# What levels should these elements be?



## aaronnorth (13 May 2008)

What levels should you aim for for:

iron
magnesium
calcium


Thanks, Aaron


----------



## ceg4048 (13 May 2008)

Hi Aaron,
              The standard numbers are something like - Fe= at least 0.5 ppm, Mg= more or less 10ppm,  Ca= no standard really but for sure at least 2ppm. Again, none of these numbers are cast in concrete as individual plants may do poorly unless the numbers are higher or may do well with lower numbers. Mg and Ca in particular are difficult to pin down but 2ppm for either would be a bare minimum. If you use normal tap water which is harder than 1 or 2 GH you probably have enough Ca, but even with GH10 or higher JamesC proved that you may not have enough Mg. Dosing Epsom salts cures any Mg shortage.

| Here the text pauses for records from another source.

# kakaoenterprise/JORLDY

Hardware: AMD Instinct MI355X
Metric: env_steps_per_s (PPO CartPole sync, W=8 workers/GPU, T=128) (higher is better)
Workload: dtype f32

## Files before the change

jorldy_amd/csrc/jh_mlp.hip:

```cpp
#include "jh_ppo_mb.h"
#include "jh_netcore.h"
#include "jh_ppo_finish.h"

typedef float f32x4 __attribute__((ext_vector_type(4)));

namespace {
constexpr int kNormBlocks = 256;
constexpr int kNormSlots = kNormBlocks + 256;
constexpr int kMaxHeadOutputs = 40;
}

constexpr int kL1Rows = 16;
__global__ void __launch_bounds__(256) jh_mlp_l1_kernel(int B, int S, int H, const float* __restrict__ x,
                                                        const int64_t* __restrict__ idx, const float* __restrict__ W1,
                                                        const float* __restrict__ b1, float* __restrict__ h1) {
  __shared__ __attribute__((aligned(16))) float sx[kL1Rows][16];
  const int jb = (H + 255) / 256;
  const int rb = blockIdx.x / jb, j = (blockIdx.x - rb * jb) * 256 + threadIdx.x;
  const int b0 = rb * kL1Rows, nb = b0 + kL1Rows < B ? kL1Rows : B - b0;
  const bool lds_rows = S <= 16;
  if (lds_rows) {
    const int rr = threadIdx.x >> 4, sc = threadIdx.x & 15;
    float v = 0.f;
    if (rr < nb && sc < S) {
// ... 412 lines not shown
__global__ void __launch_bounds__(256) jh_gradnorm_kernel(int64_t n, const float* __restrict__ g,
                                                          float* __restrict__ partial, float* __restrict__ hyper) {
  __shared__ float s_red[16];
  float acc = 0.f;
  const int64_t stride = (int64_t)gridDim.x * 256;
  for (int64_t i0 = (int64_t)blockIdx.x * 256 + threadIdx.x; i0 < n; i0 += 8 * stride) {
    float v[8];
#pragma unroll
    for (int u = 0; u < 8; ++u) {
      const int64_t i = i0 + u * stride;
      v[u] = g[i < n ? i : i0];
    }
#pragma unroll
    for (int u = 0; u < 8; ++u)
      if (i0 + u * stride < n) acc = fmaf(v[u], v[u], acc);
  }
  acc = jh_block_reduce(acc, s_red, JhAdd(), 0.f);
  if (threadIdx.x == 0) partial[blockIdx.x] = acc;
  if (blockIdx.x == 0 && threadIdx.x == 0) jh_adam_advance(hyper);
}

template <bool FUSED>
__global__ void __launch_bounds__(256) jh_adam_kernel(int64_t n, float* __restrict__ p, float* __restrict__ g,
                                                      float* __restrict__ m, float* __restrict__ v,
                                                      const float* __restrict__ partial, int n_partial,
                                                      const float* __restrict__ hyper, float max_norm,
                                                      float* __restrict__ norm_out, const float* __restrict__ part,
                                                      int tiles_m, int64_t n_head) {
  __shared__ float s_red[16];
  const int64_t n4 = n >> 2;
  float4 *p4 = reinterpret_cast<float4*>(p), *g4 = reinterpret_cast<float4*>(g), *m4 = reinterpret_cast<float4*>(m), *v4 = reinterpret_cast<float4*>(v);
  const int64_t i_first = (int64_t)blockIdx.x * 256 + threadIdx.x;
  const int64_t i_fc = i_first < n4 ? i_first : 0;
  const float4 pp0 = p4[i_fc], mm0 = m4[i_fc], vv0 = v4[i_fc], gg0 = g4[i_fc];
  float acc = 0.f;
  bool partials_added = false;
  auto add_partials = [&]() {
    const int ia = threadIdx.x, ib = threadIdx.x + 256;
    const float pa = partial[ia < n_partial ? ia : 0], pb = partial[ib < n_partial ? ib : 0];
    acc += ia < n_partial ? pa : 0.f;
    acc += ib < n_partial ? pb : 0.f;
    for (int i = threadIdx.x + 512; i < n_partial; i += 256) acc += partial[i];
    partials_added = true;
  };
  float4 mine = make_float4(0.f, 0.f, 0.f, 0.f);
  const int64_t h4 = n_head >> 2;
  if (FUSED) {
    const float4* part4 = reinterpret_cast<const float4*>(part);
    constexpr int JU = 3, TU = 16;
    for (int64_t j0 = 0; j0 * 256 < h4; j0 += JU) {
      float4 w[JU][TU];
#pragma unroll
      for (int ju = 0; ju < JU; ++ju) {
        const int64_t i = threadIdx.x + 256 * (j0 + ju);
        const int64_t ic = i < h4 ? i : h4 - 1;
#pragma unroll
        for (int tu = 0; tu < TU; ++tu) w[ju][tu] = part4[(size_t)(tu < tiles_m ? tu : tiles_m - 1) * h4 + ic];
      }
      if (!partials_added) add_partials();
#pragma unroll
      for (int ju = 0; ju < JU; ++ju) {
        const int64_t i = threadIdx.x + 256 * (j0 + ju);
        float4 q = make_float4(0.f, 0.f, 0.f, 0.f);
#pragma unroll
        for (int tu = 0; tu < TU; ++tu)
          if (tu < tiles_m) { q.x += w[ju][tu].x; q.y += w[ju][tu].y; q.z += w[ju][tu].z; q.w += w[ju][tu].w; }
        if (i < h4) {
          acc = fmaf(q.x, q.x, acc); acc = fmaf(q.y, q.y, acc); acc = fmaf(q.z, q.z, acc); acc = fmaf(q.w, q.w, acc);
          if (j0 + ju == blockIdx.x) mine = q;
        }
      }
    }
  }
  if (!partials_added) add_partials();
  const float total = sqrtf(jh_block_reduce(acc, s_red, JhAdd(), 0.f));
  const float bc1 = hyper[5], bc2s = hyper[6];
  float coef = 1.f;
  if (max_norm > 0.f) coef = fminf(max_norm / (total + 1e-6f), 1.f);
  if (blockIdx.x == 0 && threadIdx.x == 0 && norm_out) *norm_out = total;
  const float lr = hyper[JH_HY_LR], b2 = hyper[JH_HY_B2], eps = hyper[JH_HY_EPS];
  const float omb1 = hyper[JH_HY_OMB1], omb2 = hyper[JH_HY_OMB2];
  const float step_size = lr / bc1;
  auto upd = [&](float& pi, float& gi_, float& mi_, float& vi_) {
    const float gi = gi_ * coef;
    gi_ = gi;
    const float mi = mi_ + omb1 * (gi - mi_);
    const float vi = vi_ * b2 + omb2 * gi * gi;
    mi_ = mi;
    vi_ = vi;
    const float denom = sqrtf(vi) / bc2s + eps;
    pi = pi - step_size * (mi / denom);
  };
  for (int64_t i = i_first; i < n4; i += (int64_t)gridDim.x * 256) {
    const bool first = i == i_first;
    float4 pp = first ? pp0 : p4[i], mm = first ? mm0 : m4[i], vv = first ? vv0 : v4[i];
    float4 gg = (FUSED && i < h4) ? mine : (first ? gg0 : g4[i]);
    upd(pp.x, gg.x, mm.x, vv.x); upd(pp.y, gg.y, mm.y, vv.y); upd(pp.z, gg.z, mm.z, vv.z); upd(pp.w, gg.w, mm.w, vv.w);
    p4[i] = pp; g4[i] = gg; m4[i] = mm; v4[i] = vv;
  }
  if (blockIdx.x == 0 && threadIdx.x < (int)(n - (n4 << 2))) {
    const int64_t i = (n4 << 2) + threadIdx.x;
    upd(p[i], g[i], m[i], v[i]);
  }
}

static int64_t pponet_layout(jh_pponet* n) {
  const int64_t S = n->S, H = n->H, A = n->A;
  int64_t o = 0;
  n->o_w1 = o; o += H * S;
  n->o_b1 = o; o += H;
  n->o_w2 = o; o += H * H;
  n->o_b2 = o; o += H;
  n->o_wh0 = o; o += A * H;
  n->o_bh0 = o; o += A;
  if (n->cont) {
    n->o_wh1 = o; o += A * H;
    n->o_bh1 = o; o += A;
  } else {
    n->o_wh1 = n->o_bh1 = -1;
  }
  n->o_wv = o; o += H;
  n->o_bv = o; o += 1;
  return o;
}

JH_EXPORT int64_t jh_pponet_param_count(int32_t S, int32_t H, int32_t A, int32_t continuous) {
// ... 777 lines not shown
```

jorldy_amd/csrc/jh_ppo.hip:

```cpp
#include "jh_common.h"
#include "jh_peer.h"
#include "jh_ppo_finish.h"

__global__ void __launch_bounds__(256) jh_gae_kernel(int W, int T, float gamma, float lambda,
                                                     const float* __restrict__ reward,
                                                     const float* __restrict__ done,
                                                     const float* __restrict__ value,
                                                     const float* __restrict__ next_value,
                                                     float* __restrict__ adv, float* __restrict__ ret,
                                                     int standardize) {
  const int lane = threadIdx.x & 63;
  const int row = blockIdx.x * 4 + (threadIdx.x >> 6);
  if (row >= W) return;
  const size_t base = (size_t)row * (size_t)T;
  const int ntiles = (T + 63) >> 6;
  float carry = 0.f;
  float sum = 0.f;
  for (int k = ntiles - 1; k >= 0; --k) {
    const int t = k * 64 + lane;
    float a = 1.f, b = 0.f, v = 0.f;
    if (t < T) {
      const float r = reward[base + t], d = done[base + t], vn = next_value[base + t];
      v = value[base + t];
      const float nd_g = (1.f - d) * gamma;
// ... 221 lines not shown
  float ratio, surr1, surr2, smin, v, vclip, ret, adv, e1, e2, ent, minp, d_logp_scale;
};

struct NormalD {
  double mu, std, z, th, lp;
};
constexpr int kContCache = 4;
struct DiscRow {
  float m, lse, s;
  NormalD n[kContCache];
};

__device__ __forceinline__ DiscRow disc_prepare(const float* __restrict__ z, int A) {
  DiscRow r;
  float m = z[0];
  for (int k = 1; k < A; ++k) m = fmaxf(m, z[k]);
  float se = 0.f;
  for (int k = 0; k < A; ++k) se += expf(z[k] - m);
  r.m = m;
  r.lse = logf(se);
  float s = 0.f;
  for (int k = 0; k < A; ++k) s += expf((z[k] - m) - r.lse);
  r.s = s;
  return r;
}

__device__ __forceinline__ void disc_terms(const float* __restrict__ z, int k, const DiscRow& r, float& p, float& pn,
                                           float& c, float& lg, bool& inr) {
  p = expf((z[k] - r.m) - r.lse);
  pn = p / r.s;
  inr = (pn >= JH_EPS32) && (pn <= 1.f - JH_EPS32);
  c = fminf(fmaxf(pn, JH_EPS32), 1.f - JH_EPS32);
  lg = logf(c);
}

__global__ void __launch_bounds__(256) jh_logp_discrete_kernel(int64_t M, int A, const float* __restrict__ logits,
                                                               const float* __restrict__ action,
                                                               float* __restrict__ logp) {
  const int64_t i = (int64_t)blockIdx.x * 256 + threadIdx.x;
  if (i >= M) return;
  const float* z = logits + i * A;
  float m = z[0];
  for (int k = 1; k < A; ++k) m = fmaxf(m, z[k]);
  float se = 0.f;
  for (int k = 0; k < A; ++k) se += expf(z[k] - m);
  int a = (int)action[i];
  a = a < 0 ? 0 : (a >= A ? A - 1 : a);
  const float pi = expf((z[a] - m) - logf(se));
  logp[i] = logf(pi);
}

__device__ __forceinline__ NormalD normal_terms(float mu_raw, float ls_raw, float act) {
  NormalD n;
  n.mu = fmin(fmax((double)mu_raw, -5.0), 5.0);
  n.th = tanh((double)ls_raw);
  n.std = exp(n.th);
  const float a = fminf(fmaxf(act, JH_ATANH_LO), JH_ATANH_HI);
  n.z = atanh((double)a);
  const double dm = n.z - n.mu;
  n.lp = -(dm * dm) / (2.0 * n.std * n.std) - log(n.std) - 0.91893853320467274178;
  return n;
}
__device__ __forceinline__ float normal_logp(float mu_raw, float ls_raw, float act, float& mu, float& std, float& z) {
  const NormalD n = normal_terms(mu_raw, ls_raw, act);
  mu = (float)n.mu; std = (float)n.std; z = (float)n.z;
  return (float)n.lp;
// ... 89 lines not shown

struct RowIn {
  int64_t r;
  float adv, ret, vold;
  float action, logp_old;
};
template <bool CONT>
__device__ __forceinline__ RowIn ppo_row_load(const PpoArgs<CONT>& a, int i) {
  RowIn in;
  in.r = a.idx ? a.idx[i] : (int64_t)i;
  in.adv = a.adv[in.r]; in.ret = a.ret[in.r]; in.vold = a.value_old[in.r];
  in.action = 0.f; in.logp_old = 0.f;
  if (!CONT) { in.action = a.action[in.r]; in.logp_old = a.logp_old[in.r]; }
  return in;
}

struct ContPre {
  float z0[kContCache], z1[kContCache], act[kContCache], lpo[kContCache];
};
template <bool CONT>
__device__ __forceinline__ ContPre ppo_cont_prefetch(const PpoArgs<CONT>& a, const float* z0, const float* z1, int64_t r) {
  ContPre c;
#pragma unroll
  for (int k = 0; k < kContCache; ++k) {
    const int kk = k < a.A ? k : a.A - 1;
    c.z0[k] = z0[kk]; c.z1[k] = z1[kk]; c.act[k] = a.action[r * a.A + kk]; c.lpo[k] = a.logp_old[r * a.A + kk];
  }
  return c;
}

template <bool CONT>
__device__ __forceinline__ void ppo_row_fwd(const PpoArgs<CONT>& a, const RowIn& in, const float* z0, const float* z1, float v,
                                            RowCommon& rc, float& ent_row, float& minp_row, DiscRow& dr, int& act_k,
                                            const ContPre* pre = nullptr) {
  const int64_t r = in.r;
  const float adv = in.adv, ret = in.ret, vold = in.vold;
  if (!CONT) {
    const float* z = z0;
    dr = disc_prepare(z, a.A);
    int ak = (int)in.action;
    ak = ak < 0 ? 0 : (ak >= a.A ? a.A - 1 : ak);
    act_k = ak;
    float ent = 0.f, logp = 0.f;
    for (int k = 0; k < a.A; ++k) {
      float p, pn, c, lg;
      bool inr;
      disc_terms(z, k, dr, p, pn, c, lg, inr);
      ent += pn * lg;
      if (k == ak) logp = lg;
    }
    ent_row = -ent;
    rc = row_common(logp - in.logp_old, adv, v, vold, ret, a.eps);
    minp_row = expf(logp);
  } else {
    double lsum = 0.0, ent = 0.0;
    float minp = 3.4e38f;
    auto dim = [&](const NormalD& n, float lpo) {
      lsum += n.lp - (double)lpo;
      ent += 0.5 + 0.91893853320467274178 + n.th;
      minp = fminf(minp, (float)exp(n.lp));
    };
    int k0 = 0;
    if (pre) {
#pragma unroll
      for (int k = 0; k < kContCache; ++k)
        if (k < a.A) { dr.n[k] = normal_terms(pre->z0[k], pre->z1[k], pre->act[k]); dim(dr.n[k], pre->lpo[k]); }
      k0 = kContCache;
    }
    for (int k = k0; k < a.A; ++k) {
      const NormalD n = normal_terms(z0[k], z1[k], a.action[r * a.A + k]);
      if (k < kContCache) dr.n[k] = n;
      dim(n, a.logp_old[r * a.A + k]);
    }
    ent_row = (float)ent;
    rc = row_common((float)lsum, adv, v, vold, ret, a.eps);
    minp_row = minp;
  }
}

template <bool CONT>
__device__ __forceinline__ void ppo_row_bwd(const PpoArgs<CONT>& a, int i, const float* z0, const float* z1,
                                            const RowCommon& rc, const DiscRow& dr, int act_k, float w1, float w2,
                                            const ContPre* pre = nullptr) {
  const float invB = 1.f / (float)a.B;
  const float d_ratio = -invB * (rc.g1 * rc.adv + (rc.in_clip ? rc.g2 * rc.adv : 0.f));
  const float d_logp = d_ratio * rc.ratio;
  if (a.defer_dv2) {
    a.gv[(size_t)i * a.ldv] = a.vf * (2.f * (rc.v - rc.ret) * invB);
    a.defer_dv2[i] = rc.in_v ? a.vf * (2.f * (rc.vclip - rc.ret) * invB) : 0.f;
  } else {
    const float dv = a.vf * (w1 * 2.f * (rc.v - rc.ret) * invB + (rc.in_v ? w2 * 2.f * (rc.vclip - rc.ret) * invB : 0.f));
    a.gv[(size_t)i * a.ldv] = dv;
  }
  if (!CONT) {
    const float* z = z0;
    const float ce = a.ent * invB;
    float T1 = 0.f;
    for (int k = 0; k < a.A; ++k) {
      float p, pn, c, lg;
      bool inr;
      disc_terms(z, k, dr, p, pn, c, lg, inr);
      const float g_lg = (k == act_k ? d_logp : 0.f) + ce * pn;
      const float g_pn = ce * lg + (inr ? g_lg / c : 0.f);
      T1 += g_pn * p;
    }
    float T2 = 0.f;
    const float s = dr.s;
    for (int k = 0; k < a.A; ++k) {
      float p, pn, c, lg;
      bool inr;
      disc_terms(z, k, dr, p, pn, c, lg, inr);
      const float g_lg = (k == act_k ? d_logp : 0.f) + ce * pn;
      const float g_pn = ce * lg + (inr ? g_lg / c : 0.f);
      const float g_p = g_pn / s - T1 / (s * s);
      T2 += g_p * p;
    }
    for (int k = 0; k < a.A; ++k) {
      float p, pn, c, lg;
      bool inr;
      disc_terms(z, k, dr, p, pn, c, lg, inr);
      const float g_lg = (k == act_k ? d_logp : 0.f) + ce * pn;
      const float g_pn = ce * lg + (inr ? g_lg / c : 0.f);
      const float g_p = g_pn / s - T1 / (s * s);
      a.g0[(size_t)i * a.ldg + k] = g_p * p - p * T2;
    }
  } else {
    const int64_t r = a.idx ? a.idx[i] : (int64_t)i;
    const double ce = -(double)a.ent / (double)(a.B * a.A);
    const double dlp = (double)d_logp;
    auto dim = [&](int k, float mr, const NormalD& n) {
      const double var = n.std * n.std, dm = n.z - n.mu;
      const double d_mu = dlp * dm / var;
      const double d_std = dlp * ((dm * dm - var) / (var * n.std)) + ce / n.std;
      a.g0[(size_t)i * a.ldg + k] = (mr >= -5.f && mr <= 5.f) ? (float)d_mu : 0.f;
      a.g1[(size_t)i * a.ldg + k] = (float)(d_std * n.std * (1.0 - n.th * n.th));
    };
    int k0 = 0;
    if (pre) {
#pragma unroll
      for (int k = 0; k < kContCache; ++k)
        if (k < a.A) dim(k, pre->z0[k], dr.n[k]);
      k0 = kContCache;
    }
    for (int k = k0; k < a.A; ++k) {
      const float mr = z0[k], lr = z1[k];
      const NormalD n = k < kContCache ? dr.n[k] : normal_terms(mr, lr, a.action[r * a.A + k]);
      dim(k, mr, n);
    }
  }
}

__device__ __forceinline__ void ppo_block_reduce6(float (&v)[6], float (*red)[6]) {
  const int lane = threadIdx.x & 63, wid = threadIdx.x >> 6, nw = (blockDim.x + 63) >> 6;
#pragma unroll
  for (int o = 32; o > 0; o >>= 1) {
#pragma unroll
    for (int k = 0; k < 4; ++k) v[k] += __shfl_xor(v[k], o, 64);
    v[4] = fmaxf(v[4], __shfl_xor(v[4], o, 64));
    v[5] = fminf(v[5], __shfl_xor(v[5], o, 64));
  }
  if (lane == 0) {
#pragma unroll
    for (int k = 0; k < 6; ++k) red[wid][k] = v[k];
  }
  __syncthreads();
  float r[6] = {0.f, 0.f, 0.f, 0.f, -3.4e38f, 3.4e38f};
  for (int w = 0; w < nw; ++w) {
#pragma unroll
    for (int k = 0; k < 4; ++k) r[k] += red[w][k];
    r[4] = fmaxf(r[4], red[w][4]);
    r[5] = fminf(r[5], red[w][5]);
  }
#pragma unroll
  for (int k = 0; k < 6; ++k) v[k] = r[k];
}
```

Fe is a lot easier because it is usually the highest component of any trace mix.

I hope you are not planning on buying test kits for these?  

Cheers,


----------



## aaronnorth (14 May 2008)

> I hope you are not planning on buying test kits for these?



Thanks, no not me! Someone has bought one   and asked me for levels.


----------



## plantbrain (15 May 2008)

Cocnetration over time is really the question, especially for traces and some other typically limiting nutrients.

Example, rather than some static residual level you "maintain", you have a pulse of say 0.4 ppm of Fe that last say 2 hours before hitting 0.0ppm.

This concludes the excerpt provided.